— Да как же ты, болезный мой, так долго голодать-то будешь? — сокрушенно тянула своим слабым голосом Капитолина Власьевна, больная мать Павлуши.
— Полно, мамаша. Сыт я… До вечера терпеть могу… Вон спросите Настюшку, сколько я при ней хлеба уписал нынче. С запасом на случай голода! Что уж тут, потолстел даже! — шутил Павлуша и, чтобы избежать дальнейших сетований матери, спешил собрать свои книжки и тетради и бежал в гимназию.
Разумеется, из желания успокоить мать говорил это юноша. На самом же деле, как бы ни был он сыт утром от ломтя черного хлеба и двух кружек чая, к шести часам вечера после сделанного им немалого моциона из гимназии до семнадцатой линии и в Спасский переулок оттуда Павлуша чувствовал не только явный голод, но и чрезвычайную усталость, и какую-то разбитость во всем теле.

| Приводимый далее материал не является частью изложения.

## Split expansion records into hot/cold structs and precompute lmScale-weighted costs

The 32-byte expansion record is split into an expansion part holding precomputed double lmScale*cost and lmScale*eps1 values, and a separate 16-byte record with dst/dstXoff/dstCnt used by the insert and write phases. This removes two double multiplies per candidate and halves the bytes fetched in the token-write path. The hash table clear in the narrow mode is replaced by zeroing each used bucket on consumption. lmScale is now frozen at graph-set time, and the decoder throws if it changes afterwards.

```diff
diff --git a/distantspeechrecognition-mirror_amd/csrc/decoder.cpp b/distantspeechrecognition-mirror_amd/csrc/decoder.cpp
--- a/distantspeechrecognition-mirror_amd/csrc/decoder.cpp
+++ b/distantspeechrecognition-mirror_amd/csrc/decoder.cpp
@@ -17,7 +17,7 @@
   WfstGraph::Csr csr; WfstGraph::Tables tab;
   DevBuf<int> d_xoff, d_xarc, d_xpathOff, d_eoff, d_path, d_nodeFinal, d_queue; DevBuf<float> d_pathCost;
   DevBuf<XRec> d_xrec; DevBuf<ERec> d_erec; DevBuf<float> d_arcCost, d_nodeCost; DevBuf<uint32_t> d_arcOut, d_arcIn;
-  DevBuf<TokA> d_tokA, d_ctok; DevBuf<TokB> d_tokB; DevBuf<Side> d_side; DevBuf<XRecD> d_xrecD; int fastOK = 0; int maxCnt = 0; DevBuf<int> d_tokOff, d_tokCnt, d_owner, d_rank, d_chead; DevBuf<unsigned> d_tags; DevBuf<CandA> d_cA; DevBuf<CandB> d_cB; DevBuf<unsigned> d_first; DevBuf<Bp> d_arena;
+  DevBuf<TokA> d_tokA, d_ctok; DevBuf<TokB> d_tokB; DevBuf<Side> d_side; DevBuf<XRecD> d_xrecD; DevBuf<XRecC> d_xrecC; double recLmScale = 0.0;  int fastOK = 0; int maxCnt = 0; DevBuf<int> d_tokOff, d_tokCnt, d_owner, d_rank, d_chead; DevBuf<unsigned> d_tags; DevBuf<CandA> d_cA; DevBuf<CandB> d_cB; DevBuf<unsigned> d_first; DevBuf<Bp> d_arena;
   DevBuf<long long> d_prof; DevBuf<dsr_decode_result> d_res; DevBuf<int> d_arcs; DevBuf<unsigned> d_words;
   long arenaCap = 0; int initial = 0; unsigned tokenMemoryLimit = 0;
   long lastPoolCap = 0;
@@ -113,22 +113,25 @@
     if (d->tab.xrec.empty()) throw Error(DSR_E_CONSISTENCY, "the transducer has no emitting arcs");
     d->d_xrec.upload(d->tab.xrec); d->d_xarc.upload(d->tab.xarc); d->d_xpathOff.upload(d->tab.xpathOff);
     {
-      const size_t nx = d->tab.xrec.size(); std::vector<XRecD> xd(nx); int maxCnt = 0; std::vector<float> pc(1, 0.0f);
+      const size_t nx = d->tab.xrec.size(); std::vector<XRecD> xd(nx); std::vector<XRecC> xc(nx); int maxCnt = 0; std::vector<float> pc(1, 0.0f);
+      const double lmS = d->cfg.lmScale; d->recLmScale = lmS;
       for (size_t r = 0; r < nx; r++) {
-        const XRec& x = d->tab.xrec[r]; XRecD& o = xd[r];
-        o.dst = x.dst; o.dist = x.dist; o.cost = x.cost; o.meta = x.meta; o.dstXoff = d->tab.xoff[x.dst]; o.dstCnt = d->tab.xoff[x.dst + 1] - d->tab.xoff[x.dst];
-        const int po = d->tab.xpathOff[r], plen = (int) (x.meta & 0xFFFFu); o.p2 = 0; o.eps1 = 0.0f;
+        const XRec& x = d->tab.xrec[r]; XRecD& o = xd[r]; XRecC& oc = xc[r];
+        o.dst = x.dst; o.dist = x.dist; o.lmCost = lmS * (double) x.cost; o.meta = x.meta;
+        oc.dst = x.dst; oc.dstXoff = d->tab.xoff[x.dst]; oc.dstCnt = d->tab.xoff[x.dst + 1] - d->tab.xoff[x.dst]; oc.pad = 0;
+        const int po = d->tab.xpathOff[r], plen = (int) (x.meta & 0xFFFFu); o.p2 = 0; float eps1 = 0.0f;
         if (x.meta >> 18) throw Error(DSR_E_CONSISTENCY, "expansion record %zu: meta bits above 17 are in use", r);
-        if (plen) { const int a0 = d->tab.path[po]; o.eps1 = d->csr.cost[a0]; if (d->csr.out[a0] != 0) o.meta |= 0x20000u; }
+        if (plen) { const int a0 = d->tab.path[po]; eps1 = d->csr.cost[a0]; if (d->csr.out[a0] != 0) o.meta |= 0x20000u; }
+        o.lmEps1 = lmS * (double) eps1;
         if (plen > 14) o.meta |= 0x80000000u;
         else if (plen > 1) {
           if (plen == 2) { const float c1 = d->csr.cost[d->tab.path[po + 1]]; memcpy(&o.p2, &c1, 4); }
           else { o.p2 = (int) pc.size(); for (int h = 1; h < plen; h++) pc.push_back(d->csr.cost[d->tab.path[po + h]]); }
           for (int h = 1; h < plen; h++) if (d->csr.out[d->tab.path[po + h]] != 0) o.meta |= 1u << (17 + h);
         }
-        if (o.dstCnt > maxCnt) maxCnt = o.dstCnt;
+        if (oc.dstCnt > maxCnt) maxCnt = oc.dstCnt;
       }
-      d->d_xrecD.upload(xd); d->d_pathCost.upload(pc);
+      d->d_xrecD.upload(xd); d->d_xrecC.upload(xc); d->d_pathCost.upload(pc);
       d->fastOK = (maxCnt < (1 << 19) && nx < ((size_t) 1 << 27)) ? 1 : 0; d->maxCnt = maxCnt;
       if (read_vit_env().noFast) d->fastOK = 0;
     }
@@ -320,9 +323,10 @@
     DSR_HIP(hipMemsetAsync(d->d_dumpCount.p, 0, 2 * sizeof(long), st));
   }
   VitArgs A; GraphDev& G = A.G; DecDev& D = A.D;
-  G.nNodes = d->nNodes; G.initial = d->initial; G.xoff = d->d_xoff.p; G.xrec = d->d_xrec.p; G.xrecD = d->d_xrecD.p; G.xarc = d->d_xarc.p;
+  G.nNodes = d->nNodes; G.initial = d->initial; G.xoff = d->d_xoff.p; G.xrec = d->d_xrec.p; G.xrecD = d->d_xrecD.p; G.xrecC = d->d_xrecC.p; G.xarc = d->d_xarc.p;
   G.xpathOff = d->d_xpathOff.p; G.eoff = d->d_eoff.p; G.erec = d->d_erec.p; G.path = d->d_path.p; G.pathCost = d->d_pathCost.p; G.arcCost = d->d_arcCost.p;
   G.arcOut = d->d_arcOut.p; G.arcIn = d->d_arcIn.p; G.nodeFinal = d->d_nodeFinal.p; G.nodeCost = d->d_nodeCost.p;
+  if (memcmp(&d->recLmScale, &d->cfg.lmScale, sizeof(double)) != 0) throw Error(DSR_E_CONSISTENCY, "lmScale changed after the transducer was set");
   D.beam = d->cfg.beam; D.lmScale = d->cfg.lmScale; D.lmPenalty = d->cfg.lmPenalty; D.silPenalty = d->cfg.silPenalty;
   D.noPen = (d->cfg.lmScale > 0.0 && std::isfinite(d->cfg.lmScale) && d->cfg.lmScale * d->cfg.lmPenalty == 0.0 && d->cfg.lmScale * d->cfg.silPenalty == 0.0 &&
              !d->costNegZero && (d->costMinAbs == HUGE_VAL || d->cfg.lmScale * d->costMinAbs >= 0x1p-60) && !env.pen) ? 1 : 0;
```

— Ну вот, слава тебе Господи, пришел-таки батюшка… А мы уж думали, не придешь нынче. Ин, холодина-то какая. Добрый хозяин собаки не выпустит на улицу. Ты бы чайком побаловался малость! А? Я тебе налью стаканчик, батюшка! — так говорила рыхлая седая старушка в бумазейном платье с разводами, в черной наколке на голове, сама лавочница Анфиса Харлампиевна, крестная мать и бабушка Павлушиного ученика.
Сам ученик, двенадцатилетний Кокочка, умудрившийся застрять на третий год в первом классе ближайшей к их дому мужской гимназии и не исключенный только ради усиленных просьб его дедушки Кузьмы Матвеича Лодыгина, усиленно занимался в эту минуту соскабливанием с замерзших окон тоненьких льдинок и сосал их, как леденцы.
— Благодарю вас, Анфиса Харлампиевна, чая я не хочу. Да и не холодно нынче вовсе! — поторопился отказаться Павлуша.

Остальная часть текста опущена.